• _What the task requires_:
Please count, in the material below, each line containing "endswith", and report only the number.

• _Excerpted records_:
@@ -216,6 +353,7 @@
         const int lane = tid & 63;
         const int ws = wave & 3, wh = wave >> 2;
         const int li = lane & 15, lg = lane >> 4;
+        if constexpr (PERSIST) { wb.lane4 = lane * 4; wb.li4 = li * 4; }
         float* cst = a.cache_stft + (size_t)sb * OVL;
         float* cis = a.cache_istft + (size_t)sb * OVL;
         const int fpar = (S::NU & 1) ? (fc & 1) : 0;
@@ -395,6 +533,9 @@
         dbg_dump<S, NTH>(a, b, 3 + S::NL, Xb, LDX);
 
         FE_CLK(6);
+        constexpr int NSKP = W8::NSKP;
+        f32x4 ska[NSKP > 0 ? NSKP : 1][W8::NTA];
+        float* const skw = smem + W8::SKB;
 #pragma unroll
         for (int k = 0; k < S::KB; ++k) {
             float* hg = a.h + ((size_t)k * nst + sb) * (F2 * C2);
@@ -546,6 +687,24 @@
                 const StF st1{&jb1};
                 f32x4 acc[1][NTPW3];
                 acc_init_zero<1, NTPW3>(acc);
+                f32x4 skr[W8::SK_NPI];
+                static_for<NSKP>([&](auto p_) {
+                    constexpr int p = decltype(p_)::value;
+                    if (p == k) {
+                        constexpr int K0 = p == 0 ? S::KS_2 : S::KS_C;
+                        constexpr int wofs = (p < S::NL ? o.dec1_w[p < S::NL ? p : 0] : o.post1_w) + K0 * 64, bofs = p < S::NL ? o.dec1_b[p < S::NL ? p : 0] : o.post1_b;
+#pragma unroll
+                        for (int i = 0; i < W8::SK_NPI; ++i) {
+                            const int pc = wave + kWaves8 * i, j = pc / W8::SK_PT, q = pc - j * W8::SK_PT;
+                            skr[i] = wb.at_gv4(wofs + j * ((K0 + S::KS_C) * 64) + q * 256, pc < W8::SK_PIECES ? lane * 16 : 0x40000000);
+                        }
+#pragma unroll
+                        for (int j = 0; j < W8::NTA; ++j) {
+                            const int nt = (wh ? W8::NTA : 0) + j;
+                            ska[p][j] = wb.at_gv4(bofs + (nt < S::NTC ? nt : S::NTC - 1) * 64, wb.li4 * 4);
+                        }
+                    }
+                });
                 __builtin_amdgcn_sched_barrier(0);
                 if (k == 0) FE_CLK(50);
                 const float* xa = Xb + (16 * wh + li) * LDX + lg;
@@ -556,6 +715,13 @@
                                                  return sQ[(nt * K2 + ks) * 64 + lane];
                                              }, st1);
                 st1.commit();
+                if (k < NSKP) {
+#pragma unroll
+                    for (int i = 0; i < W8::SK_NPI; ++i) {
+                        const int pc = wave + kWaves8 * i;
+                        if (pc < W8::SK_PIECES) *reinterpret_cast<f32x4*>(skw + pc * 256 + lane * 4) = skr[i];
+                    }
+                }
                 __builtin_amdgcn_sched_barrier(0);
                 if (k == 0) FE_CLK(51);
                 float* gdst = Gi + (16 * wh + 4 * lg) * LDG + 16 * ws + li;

--

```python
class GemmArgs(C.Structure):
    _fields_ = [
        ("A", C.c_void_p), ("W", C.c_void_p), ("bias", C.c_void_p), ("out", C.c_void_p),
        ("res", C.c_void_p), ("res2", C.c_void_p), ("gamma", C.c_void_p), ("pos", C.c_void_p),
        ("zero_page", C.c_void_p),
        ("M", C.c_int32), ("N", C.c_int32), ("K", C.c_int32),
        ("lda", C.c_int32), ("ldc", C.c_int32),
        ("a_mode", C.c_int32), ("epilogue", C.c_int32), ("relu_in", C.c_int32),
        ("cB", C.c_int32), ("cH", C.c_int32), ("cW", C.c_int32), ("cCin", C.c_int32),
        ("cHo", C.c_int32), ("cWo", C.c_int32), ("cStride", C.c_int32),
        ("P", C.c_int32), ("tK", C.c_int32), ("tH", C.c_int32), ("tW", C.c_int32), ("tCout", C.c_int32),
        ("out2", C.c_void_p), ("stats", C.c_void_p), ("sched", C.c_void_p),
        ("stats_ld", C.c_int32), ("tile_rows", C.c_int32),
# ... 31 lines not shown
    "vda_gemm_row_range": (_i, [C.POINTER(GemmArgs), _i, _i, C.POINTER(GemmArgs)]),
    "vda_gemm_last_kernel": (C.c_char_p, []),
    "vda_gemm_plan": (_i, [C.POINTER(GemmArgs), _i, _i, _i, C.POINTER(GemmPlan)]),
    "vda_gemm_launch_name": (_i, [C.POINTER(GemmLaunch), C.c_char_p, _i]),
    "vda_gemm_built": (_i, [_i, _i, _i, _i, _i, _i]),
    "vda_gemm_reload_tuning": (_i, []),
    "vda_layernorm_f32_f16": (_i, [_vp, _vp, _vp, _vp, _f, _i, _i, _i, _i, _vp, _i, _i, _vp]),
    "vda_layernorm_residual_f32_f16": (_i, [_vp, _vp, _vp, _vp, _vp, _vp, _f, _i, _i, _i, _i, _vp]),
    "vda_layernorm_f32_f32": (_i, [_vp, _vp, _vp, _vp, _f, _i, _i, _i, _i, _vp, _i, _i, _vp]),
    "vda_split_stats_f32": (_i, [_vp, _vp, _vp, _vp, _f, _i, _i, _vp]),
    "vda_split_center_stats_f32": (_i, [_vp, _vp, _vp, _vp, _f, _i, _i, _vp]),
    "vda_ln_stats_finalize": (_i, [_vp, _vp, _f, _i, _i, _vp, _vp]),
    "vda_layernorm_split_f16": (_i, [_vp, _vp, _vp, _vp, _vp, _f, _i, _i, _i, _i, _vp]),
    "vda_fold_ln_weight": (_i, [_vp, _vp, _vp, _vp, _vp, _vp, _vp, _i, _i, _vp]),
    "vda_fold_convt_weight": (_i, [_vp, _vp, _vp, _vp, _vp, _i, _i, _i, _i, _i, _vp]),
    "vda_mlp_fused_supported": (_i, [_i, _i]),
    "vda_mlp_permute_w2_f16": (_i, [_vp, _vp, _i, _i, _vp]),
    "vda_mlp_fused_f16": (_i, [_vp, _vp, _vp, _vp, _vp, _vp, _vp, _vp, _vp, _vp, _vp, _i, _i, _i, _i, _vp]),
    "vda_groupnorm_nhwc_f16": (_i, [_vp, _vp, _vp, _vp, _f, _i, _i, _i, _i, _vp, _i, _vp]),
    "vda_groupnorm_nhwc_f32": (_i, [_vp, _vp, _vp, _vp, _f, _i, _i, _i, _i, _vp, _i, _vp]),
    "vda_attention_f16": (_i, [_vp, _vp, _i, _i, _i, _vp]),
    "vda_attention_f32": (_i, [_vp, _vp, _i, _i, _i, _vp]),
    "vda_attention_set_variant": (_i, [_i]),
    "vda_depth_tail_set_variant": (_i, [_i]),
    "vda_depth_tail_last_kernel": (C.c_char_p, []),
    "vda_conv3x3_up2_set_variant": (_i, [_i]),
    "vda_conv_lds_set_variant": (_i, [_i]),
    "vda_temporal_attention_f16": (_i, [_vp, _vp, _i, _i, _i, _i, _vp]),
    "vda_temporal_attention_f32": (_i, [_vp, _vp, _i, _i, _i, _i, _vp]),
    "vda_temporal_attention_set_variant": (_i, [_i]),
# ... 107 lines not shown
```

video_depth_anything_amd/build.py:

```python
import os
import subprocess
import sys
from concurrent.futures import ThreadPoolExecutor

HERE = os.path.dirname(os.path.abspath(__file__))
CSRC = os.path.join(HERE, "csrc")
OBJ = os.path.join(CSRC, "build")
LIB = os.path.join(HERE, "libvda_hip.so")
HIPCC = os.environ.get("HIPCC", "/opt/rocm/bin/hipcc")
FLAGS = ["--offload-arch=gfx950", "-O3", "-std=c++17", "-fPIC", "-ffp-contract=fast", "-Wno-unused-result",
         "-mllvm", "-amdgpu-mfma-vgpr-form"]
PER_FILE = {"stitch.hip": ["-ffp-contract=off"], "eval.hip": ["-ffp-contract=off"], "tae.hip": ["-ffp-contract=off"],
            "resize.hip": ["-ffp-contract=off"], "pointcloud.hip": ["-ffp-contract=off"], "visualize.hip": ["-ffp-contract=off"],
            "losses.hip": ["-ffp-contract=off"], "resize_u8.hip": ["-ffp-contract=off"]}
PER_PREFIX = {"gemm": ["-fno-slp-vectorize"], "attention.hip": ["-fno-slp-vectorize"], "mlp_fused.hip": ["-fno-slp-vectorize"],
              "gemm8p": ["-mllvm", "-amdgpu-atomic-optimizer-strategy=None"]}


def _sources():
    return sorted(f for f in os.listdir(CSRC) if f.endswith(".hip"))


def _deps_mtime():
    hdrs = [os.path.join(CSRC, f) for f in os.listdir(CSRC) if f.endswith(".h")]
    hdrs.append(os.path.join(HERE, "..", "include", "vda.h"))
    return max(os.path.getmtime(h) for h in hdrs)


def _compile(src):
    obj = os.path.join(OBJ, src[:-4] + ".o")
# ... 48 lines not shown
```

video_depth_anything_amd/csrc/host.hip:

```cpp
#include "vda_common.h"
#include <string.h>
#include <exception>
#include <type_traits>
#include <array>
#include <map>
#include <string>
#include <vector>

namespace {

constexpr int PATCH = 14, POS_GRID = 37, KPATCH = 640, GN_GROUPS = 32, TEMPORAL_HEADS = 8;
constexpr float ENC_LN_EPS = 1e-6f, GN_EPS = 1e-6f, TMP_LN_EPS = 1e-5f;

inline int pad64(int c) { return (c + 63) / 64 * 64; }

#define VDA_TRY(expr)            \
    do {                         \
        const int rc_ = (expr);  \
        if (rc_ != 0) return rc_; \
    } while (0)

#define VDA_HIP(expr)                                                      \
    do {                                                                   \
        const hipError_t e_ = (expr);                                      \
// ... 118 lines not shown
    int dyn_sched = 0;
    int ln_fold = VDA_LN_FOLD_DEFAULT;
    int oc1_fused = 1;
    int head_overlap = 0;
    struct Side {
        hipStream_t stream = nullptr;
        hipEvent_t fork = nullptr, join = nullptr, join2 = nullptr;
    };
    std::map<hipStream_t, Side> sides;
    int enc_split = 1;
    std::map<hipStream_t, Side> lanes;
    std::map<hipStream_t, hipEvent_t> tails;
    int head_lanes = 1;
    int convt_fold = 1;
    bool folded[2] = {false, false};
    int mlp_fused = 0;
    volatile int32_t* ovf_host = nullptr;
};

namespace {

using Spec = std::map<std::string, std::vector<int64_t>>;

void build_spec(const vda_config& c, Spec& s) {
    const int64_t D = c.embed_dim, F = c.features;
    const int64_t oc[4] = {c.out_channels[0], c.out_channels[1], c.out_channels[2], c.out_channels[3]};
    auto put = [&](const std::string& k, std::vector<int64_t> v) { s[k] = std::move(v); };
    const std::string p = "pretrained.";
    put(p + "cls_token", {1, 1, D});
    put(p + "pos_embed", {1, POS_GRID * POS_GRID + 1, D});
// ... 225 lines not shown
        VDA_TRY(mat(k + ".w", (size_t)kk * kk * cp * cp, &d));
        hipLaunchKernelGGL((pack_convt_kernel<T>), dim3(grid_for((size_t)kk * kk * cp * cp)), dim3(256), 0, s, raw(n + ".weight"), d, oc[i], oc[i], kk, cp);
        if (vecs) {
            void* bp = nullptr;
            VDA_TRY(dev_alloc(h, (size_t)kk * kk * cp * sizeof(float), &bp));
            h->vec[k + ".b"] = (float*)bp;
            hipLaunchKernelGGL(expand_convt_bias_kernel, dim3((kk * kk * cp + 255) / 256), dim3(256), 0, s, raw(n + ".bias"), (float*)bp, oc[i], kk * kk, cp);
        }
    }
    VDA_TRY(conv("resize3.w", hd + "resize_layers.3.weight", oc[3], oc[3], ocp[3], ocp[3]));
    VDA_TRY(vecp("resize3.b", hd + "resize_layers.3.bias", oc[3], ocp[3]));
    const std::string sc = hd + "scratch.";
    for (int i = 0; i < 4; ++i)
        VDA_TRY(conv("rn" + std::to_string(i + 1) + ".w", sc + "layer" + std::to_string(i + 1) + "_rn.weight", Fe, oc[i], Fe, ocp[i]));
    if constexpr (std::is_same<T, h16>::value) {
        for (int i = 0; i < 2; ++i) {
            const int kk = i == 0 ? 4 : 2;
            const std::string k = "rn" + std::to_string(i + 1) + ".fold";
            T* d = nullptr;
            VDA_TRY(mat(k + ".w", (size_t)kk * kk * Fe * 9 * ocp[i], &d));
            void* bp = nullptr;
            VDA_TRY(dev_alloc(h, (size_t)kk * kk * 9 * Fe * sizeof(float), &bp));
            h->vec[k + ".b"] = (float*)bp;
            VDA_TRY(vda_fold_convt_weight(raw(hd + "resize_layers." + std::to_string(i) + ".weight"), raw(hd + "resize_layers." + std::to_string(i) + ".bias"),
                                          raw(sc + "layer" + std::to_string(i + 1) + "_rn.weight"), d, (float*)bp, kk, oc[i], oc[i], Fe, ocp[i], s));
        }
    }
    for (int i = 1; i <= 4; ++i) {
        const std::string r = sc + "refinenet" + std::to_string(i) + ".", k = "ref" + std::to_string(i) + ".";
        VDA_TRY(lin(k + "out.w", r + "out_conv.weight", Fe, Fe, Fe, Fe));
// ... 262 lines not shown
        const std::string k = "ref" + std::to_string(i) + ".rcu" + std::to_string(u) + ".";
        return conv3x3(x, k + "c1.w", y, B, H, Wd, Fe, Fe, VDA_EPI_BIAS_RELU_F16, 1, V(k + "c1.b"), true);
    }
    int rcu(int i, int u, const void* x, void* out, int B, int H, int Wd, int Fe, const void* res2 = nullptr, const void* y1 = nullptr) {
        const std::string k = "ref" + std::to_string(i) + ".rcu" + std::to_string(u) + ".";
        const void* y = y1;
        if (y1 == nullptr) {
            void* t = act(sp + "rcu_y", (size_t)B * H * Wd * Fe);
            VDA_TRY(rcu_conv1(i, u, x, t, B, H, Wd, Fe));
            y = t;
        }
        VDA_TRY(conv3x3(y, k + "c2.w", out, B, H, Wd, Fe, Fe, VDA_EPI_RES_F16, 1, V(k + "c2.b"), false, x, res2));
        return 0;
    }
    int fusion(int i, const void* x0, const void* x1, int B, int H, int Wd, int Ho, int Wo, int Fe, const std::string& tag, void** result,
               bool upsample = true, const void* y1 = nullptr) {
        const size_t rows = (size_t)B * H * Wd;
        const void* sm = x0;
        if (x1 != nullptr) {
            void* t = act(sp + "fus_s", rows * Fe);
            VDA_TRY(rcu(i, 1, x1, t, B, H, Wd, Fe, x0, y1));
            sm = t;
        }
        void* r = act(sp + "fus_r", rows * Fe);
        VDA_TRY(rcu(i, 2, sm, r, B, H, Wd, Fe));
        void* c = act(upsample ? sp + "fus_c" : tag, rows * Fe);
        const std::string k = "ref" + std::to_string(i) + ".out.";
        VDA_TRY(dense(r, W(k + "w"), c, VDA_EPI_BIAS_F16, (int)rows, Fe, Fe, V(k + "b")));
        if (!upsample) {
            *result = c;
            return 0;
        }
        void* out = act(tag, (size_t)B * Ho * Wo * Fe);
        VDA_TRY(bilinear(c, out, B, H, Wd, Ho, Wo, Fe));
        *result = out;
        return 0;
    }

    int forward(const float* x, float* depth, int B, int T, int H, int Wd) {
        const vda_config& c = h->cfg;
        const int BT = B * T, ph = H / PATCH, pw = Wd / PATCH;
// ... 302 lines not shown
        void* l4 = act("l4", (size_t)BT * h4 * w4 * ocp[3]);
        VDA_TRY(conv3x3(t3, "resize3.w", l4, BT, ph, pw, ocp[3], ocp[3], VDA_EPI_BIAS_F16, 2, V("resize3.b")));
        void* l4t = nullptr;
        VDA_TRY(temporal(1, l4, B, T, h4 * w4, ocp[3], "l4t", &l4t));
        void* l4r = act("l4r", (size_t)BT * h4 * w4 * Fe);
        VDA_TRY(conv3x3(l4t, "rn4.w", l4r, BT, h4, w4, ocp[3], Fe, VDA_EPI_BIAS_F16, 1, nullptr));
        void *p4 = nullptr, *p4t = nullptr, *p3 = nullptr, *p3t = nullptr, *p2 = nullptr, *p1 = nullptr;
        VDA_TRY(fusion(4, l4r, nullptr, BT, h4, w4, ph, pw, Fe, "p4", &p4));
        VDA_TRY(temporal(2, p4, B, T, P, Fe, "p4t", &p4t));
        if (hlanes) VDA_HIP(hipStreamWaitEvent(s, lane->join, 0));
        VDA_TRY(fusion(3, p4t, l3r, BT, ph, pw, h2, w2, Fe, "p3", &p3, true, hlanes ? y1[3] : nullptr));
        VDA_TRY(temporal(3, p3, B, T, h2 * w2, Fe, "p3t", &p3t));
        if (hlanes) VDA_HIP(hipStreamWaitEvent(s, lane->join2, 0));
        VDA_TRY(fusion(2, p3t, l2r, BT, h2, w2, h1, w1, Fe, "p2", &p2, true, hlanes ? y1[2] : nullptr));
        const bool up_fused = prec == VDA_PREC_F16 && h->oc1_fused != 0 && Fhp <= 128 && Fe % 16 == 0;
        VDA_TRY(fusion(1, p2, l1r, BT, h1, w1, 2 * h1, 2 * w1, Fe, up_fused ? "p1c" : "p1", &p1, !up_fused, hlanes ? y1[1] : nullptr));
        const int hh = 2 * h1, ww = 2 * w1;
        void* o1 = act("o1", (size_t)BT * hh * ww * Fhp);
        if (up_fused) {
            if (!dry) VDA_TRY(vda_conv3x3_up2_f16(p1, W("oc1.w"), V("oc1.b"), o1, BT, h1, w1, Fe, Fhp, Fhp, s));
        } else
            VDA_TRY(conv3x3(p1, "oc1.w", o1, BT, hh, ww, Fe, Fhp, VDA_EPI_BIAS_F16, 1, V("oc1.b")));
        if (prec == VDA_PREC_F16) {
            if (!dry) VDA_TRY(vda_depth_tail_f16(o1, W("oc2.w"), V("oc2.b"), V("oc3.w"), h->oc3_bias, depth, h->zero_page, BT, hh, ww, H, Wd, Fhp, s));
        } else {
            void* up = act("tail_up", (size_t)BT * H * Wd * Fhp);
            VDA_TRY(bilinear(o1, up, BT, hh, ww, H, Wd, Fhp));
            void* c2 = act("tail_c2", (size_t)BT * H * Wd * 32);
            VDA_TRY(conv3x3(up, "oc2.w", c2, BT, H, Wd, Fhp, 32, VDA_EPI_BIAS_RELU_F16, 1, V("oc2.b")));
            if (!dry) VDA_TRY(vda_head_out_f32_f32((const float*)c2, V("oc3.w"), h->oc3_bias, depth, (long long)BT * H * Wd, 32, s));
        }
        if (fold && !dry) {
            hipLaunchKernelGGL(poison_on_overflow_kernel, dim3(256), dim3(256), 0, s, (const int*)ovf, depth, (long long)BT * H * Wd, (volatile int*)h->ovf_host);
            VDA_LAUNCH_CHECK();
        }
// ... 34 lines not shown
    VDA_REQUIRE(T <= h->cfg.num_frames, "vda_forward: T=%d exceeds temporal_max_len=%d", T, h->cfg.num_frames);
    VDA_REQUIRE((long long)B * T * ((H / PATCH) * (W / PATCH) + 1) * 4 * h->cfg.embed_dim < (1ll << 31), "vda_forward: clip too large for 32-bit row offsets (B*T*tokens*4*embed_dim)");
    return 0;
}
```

• _Reply to the task_:
2